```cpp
__device__ __forceinline__ void adam_fix4(const CqlAdamFix& f, float (&g)[4], int64_t i4, int ld, int li) {
  const int64_t e = 4 * i4;
  uint32_t item;
  int col = -1;
  if (e >= f.rows_off && e < f.rows_off + f.n_items * f.D) {
    const uint64_t r = (uint64_t)(e - f.rows_off);
    item = (uint32_t)(r >> ld);
    col = (int)(r & (uint64_t)(f.D - 1));
  } else if (e >= f.cs_off && e < f.cs_off + f.n_items) {
    item = (uint32_t)(e - f.cs_off);
  } else {
    return;
  }
#ifdef ADAMFIX_ABL_NOLOOP
  return;
#endif
  const uint32_t grp = item >> li, row = item & (uint32_t)(f.items - 1);
  const uint32_t W = (uint32_t)f.G * (uint32_t)f.T, nblk = (uint32_t)f.nblk, lo = grp * (uint32_t)f.T, hi = lo + (uint32_t)f.T;
  for (uint32_t p = ((lo + 1) * nblk + W - 1) / W; p < nblk; ++p) {
    const uint32_t u0 = (uint32_t)((uint64_t)p * W / nblk);
    if (u0 >= hi) break;
    if (u0 <= lo) continue;
    if ((uint32_t)(((uint64_t)p + 1) * W / nblk) == u0) continue;
    if (col >= 0) {
      const float4 s4 = *reinterpret_cast<const float4*>(f.slab + ((int64_t)p * f.items + row) * f.D + col);
      g[0] += f.scale * s4.x; g[1] += f.scale * s4.y; g[2] += f.scale * s4.z; g[3] += f.scale * s4.w;
    } else {
      const float* sc = f.slab_cs + (int64_t)p * f.items + row;
#pragma unroll
      for (int k = 0; k < 4; ++k)
// ... 93 lines not shown
```

replay_cql_amd/csrc/train.hip:

```cpp
#include <math.h>
#include <stdlib.h>
#include "common.h"
#include "qhead_internal.h"

static int g_concurrency = -1;

enum { MK_LOSS = 0, MK_DH, MK_DE, MK_CHAIN, MK_ADAM_IN, MK_ADAM_OUT, MK_PROLOGUE, MK_LSE, MK_NEXT_LOSS, MK_ENC_DX, MK_GATHER_BWD, MK_SORT_NEXT, MK_COUNT };
static hipEvent_t g_marks[MK_COUNT];
static int g_marks_on = 0;
static int g_mark_phase = 0;
static void mark(int k, hipStream_t s) {
  if (g_marks_on && g_mark_phase) (void)hipEventRecord(g_marks[k], s);
}
extern "C" int cqlrec_debug_marks_enable(int32_t on) {
  if (on && !g_marks[0])
    for (int i = 0; i < MK_COUNT; ++i)
      if (hipEventCreate(&g_marks[i]) != hipSuccess) return CQLREC_ERR_HIP;
  g_marks_on = on ? 1 : 0;
  return CQLREC_OK;
}
extern "C" int cqlrec_debug_marks_read(float* ms_out) {
  if (!g_marks[0] || !ms_out) return CQLREC_ERR_INVALID;
  for (int i = 0; i < MK_COUNT; ++i) {
    ms_out[i] = -1.f;
    if (hipEventSynchronize(g_marks[i]) != hipSuccess) continue;
    float ms = 0.f;
    if (hipEventElapsedTime(&ms, g_marks[MK_LOSS], g_marks[i]) == hipSuccess) ms_out[i] = ms;
  }
  return CQLREC_OK;
}

namespace {
struct Carve {
  char* base;
  int64_t off;
  explicit Carve(void* p) : base((char*)p), off(0) {}
  template <typename T>
  T* take(int64_t n) {
    T* p = base ? (T*)(base + off) : nullptr;
    off += (n * (int64_t)sizeof(T) + 255) / 256 * 256;
    return p;
  }
};

struct StepWs {
  int32_t *users, *tpos, *act, *a_star;
  float *rew, *done, *q_a, *lse, *nlse2, *nlse_nat, *q_targ, *y, *coef, *maxv, *loss, *term;
  float *h0_s, *dH, *dh0;
  uint16_t *h0b, *zb, *hb, *h0b_t, *zb_t, *hb_t;
  void *ws_q, *ws_q2, *ws_qb, *ws_qb2, *ws_enc, *ws_gb, *ws_oh;
  uint8_t* row_map;
  int64_t ws_q_bytes, ws_qb_bytes, ws_qf_bytes, ws_enc_bytes, ws_gb_bytes, ws_oh_bytes;
  int64_t total;
};

void carve_small(Carve& c, StepWs& w, int32_t B, int32_t d) {
  w.users = c.take<int32_t>(B);
  w.tpos = c.take<int32_t>(B);
  w.act = c.take<int32_t>(B);
  w.a_star = c.take<int32_t>(B);
  w.rew = c.take<float>(B);
  w.done = c.take<float>(B);
  w.q_a = c.take<float>(B);
  w.lse = c.take<float>(B);
  w.nlse2 = c.take<float>(B);
  w.nlse_nat = c.take<float>(B);
  w.q_targ = c.take<float>(B);
  w.y = c.take<float>(B);
  w.coef = c.take<float>(B);
  w.maxv = c.take<float>(B);
  w.loss = c.take<float>(64);
  w.term = c.take<float>(B);
  w.h0_s = c.take<float>((int64_t)B * d);
  w.dH = c.take<float>((int64_t)B * d);
  w.dh0 = c.take<float>((int64_t)B * d);
  w.h0b = c.take<uint16_t>((int64_t)2 * B * d);
  w.zb = c.take<uint16_t>((int64_t)2 * B * d);
  w.hb = c.take<uint16_t>((int64_t)2 * B * d);
  w.h0b_t = c.take<uint16_t>((int64_t)B * d);
  w.zb_t = c.take<uint16_t>((int64_t)B * d);
  w.hb_t = c.take<uint16_t>((int64_t)B * d);
}

StepWs carve_step(void* ws, int32_t B, int64_t N, int32_t d, int32_t L, uint64_t step = 0) {
  StepWs w, other;
  Carve c(ws);
  if (step & 1) {
    carve_small(c, other, B, d);
    carve_small(c, w, B, d);
  } else {
    carve_small(c, w, B, d);
    carve_small(c, other, B, d);
  }
  w.ws_q_bytes = cqlrec_qhead_ws_bytes(B, N, d);
  w.ws_q = c.take<char>(w.ws_q_bytes);
  w.ws_q2 = c.take<char>(w.ws_q_bytes);
  w.ws_qb_bytes = cqlrec_qhead_bwd_ws_bytes(B, N, d);
  w.ws_qf_bytes = w.ws_qb_bytes + w.ws_q_bytes;
  w.ws_qb = c.take<char>(w.ws_qf_bytes);
  w.ws_qb2 = c.take<char>(w.ws_qb_bytes);
  w.ws_enc_bytes = cqlrec_encoder_bwd_ws_bytes(B, d);
  w.ws_enc = c.take<char>(w.ws_enc_bytes);
  w.ws_gb_bytes = cqlrec_gather_pool_bwd_ws_bytes(B, L, d);
  void* gb0 = c.take<char>(w.ws_gb_bytes);
  void* gb1 = c.take<char>(w.ws_gb_bytes);
  w.ws_gb = (step & 1) ? gb1 : gb0;
  w.ws_oh_bytes = cql_onehot_ws_bytes(B, d);
  void* oh0 = c.take<char>(w.ws_oh_bytes);
  void* oh1 = c.take<char>(w.ws_oh_bytes);
  w.ws_oh = (step & 1) ? oh1 : oh0;
  uint8_t* rm0 = c.take<uint8_t>(N);
  uint8_t* rm1 = c.take<uint8_t>(N);
  w.row_map = (step & 1) ? rm1 : rm0;
  w.total = c.off;
  return w;
}

int check_ctx(const cqlrec_train_ctx* c) {
  CQL_REQUIRE(c != nullptr, "train_step: ctx is NULL");
  CQL_REQUIRE(c->offsets && c->items && c->rewards, "train_step: CSR pointers are NULL");
  CQL_REQUIRE(c->theta && c->grads && c->adam_m && c->adam_v && c->target && c->theta_b && c->target_b,
              "train_step: model state pointers are NULL");
  CQL_REQUIRE(c->ws != nullptr, "train_step: workspace is NULL");
  CQL_REQUIRE(c->batch > 0 && c->window > 0 && c->world > 0 && c->rank >= 0 && c->rank < c->world,
              "train_step: batch=%d window=%d world=%d rank=%d", c->batch, c->window, c->world, c->rank);
  const int32_t d = c->layout.d;
  CQL_REQUIRE(d == 64 || d == 128 || d == 256, "train_step: d=%d unsupported", d);
  CQL_REQUIRE(c->ws_bytes >= cqlrec_train_ws_bytes(c->batch, c->layout.n_items, d, c->window),
              "train_step: workspace too small");
  return CQLREC_OK;
}
}

extern "C" int cqlrec_set_concurrency(int32_t on) {
  g_concurrency = on ? 1 : 0;
  return CQLREC_OK;
}

extern "C" int64_t cqlrec_train_ws_bytes(int32_t batch, int64_t n_items, int32_t d, int32_t window) {
  return carve_step(nullptr, batch, n_items, d, window).total + 256;
}

#define CQL_TRY(expr)            \
  do {                           \
    int rc__ = (expr);           \
    if (rc__ != CQLREC_OK) return rc__; \
  } while (0)

namespace {
struct SideStream {
  hipStream_t s = nullptr;
  hipStream_t s2 = nullptr;
  hipStream_t s3 = nullptr;
  hipEvent_t sorted[2] = {nullptr, nullptr};
  hipEvent_t forked = nullptr, fork2 = nullptr, join2 = nullptr;
  hipEvent_t loss = nullptr, items = nullptr, dh = nullptr, eout = nullptr, presample = nullptr, fwd_done = nullptr;
  bool ok = false;
  bool tried = false;
};
bool concurrency_on() {
  if (g_concurrency < 0) {
    const char* v = getenv("CQL_CONCURRENCY");
    g_concurrency = (v && *v == '0') ? 0 : 1;
  }
  return g_concurrency != 0;
}
__global__ __launch_bounds__(64) void cql_pipe_hog_kernel(int spins) {
  extern __shared__ volatile char pad[];
  pad[threadIdx.x] = 1;
  for (int i = 0; i < spins; ++i) __builtin_amdgcn_s_sleep(127);
  pad[threadIdx.x + 64] = pad[threadIdx.x];
}
__global__ void cql_pipe_tiny_kernel() {}

struct PipeProbe {
  hipEvent_t a0 = nullptr, a1 = nullptr, b1 = nullptr;
  bool ok = false;
  PipeProbe() {
    ok = hipEventCreate(&a0) == hipSuccess && hipEventCreate(&a1) == hipSuccess && hipEventCreate(&b1) == hipSuccess;
  }
  ~PipeProbe() {
    if (a0) (void)hipEventDestroy(a0);
    if (a1) (void)hipEventDestroy(a1);
    if (b1) (void)hipEventDestroy(b1);
  }
  int conflict(hipStream_t x, hipStream_t y) {
    if (!ok || hipDeviceSynchronize() != hipSuccess) return -1;
    (void)hipEventRecord(a0, x);
    hipLaunchKernelGGL(cql_pipe_hog_kernel, dim3(8192), dim3(64), 60 * 1024, x, 3);
// ... 55 lines not shown
  if (!*extra && hipStreamCreateWithFlags(extra, hipStreamNonBlocking) != hipSuccess) return false;
  return hipDeviceSynchronize() == hipSuccess;
}
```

» WORK REQUIRED:
What lines in the material above hold the string "hipEventRecord"? List them.

» SOLUTION TO THE PROBLEM:
  if (g_marks_on && g_mark_phase) (void)hipEventRecord(g_marks[k], s);
    (void)hipEventRecord(a0, x);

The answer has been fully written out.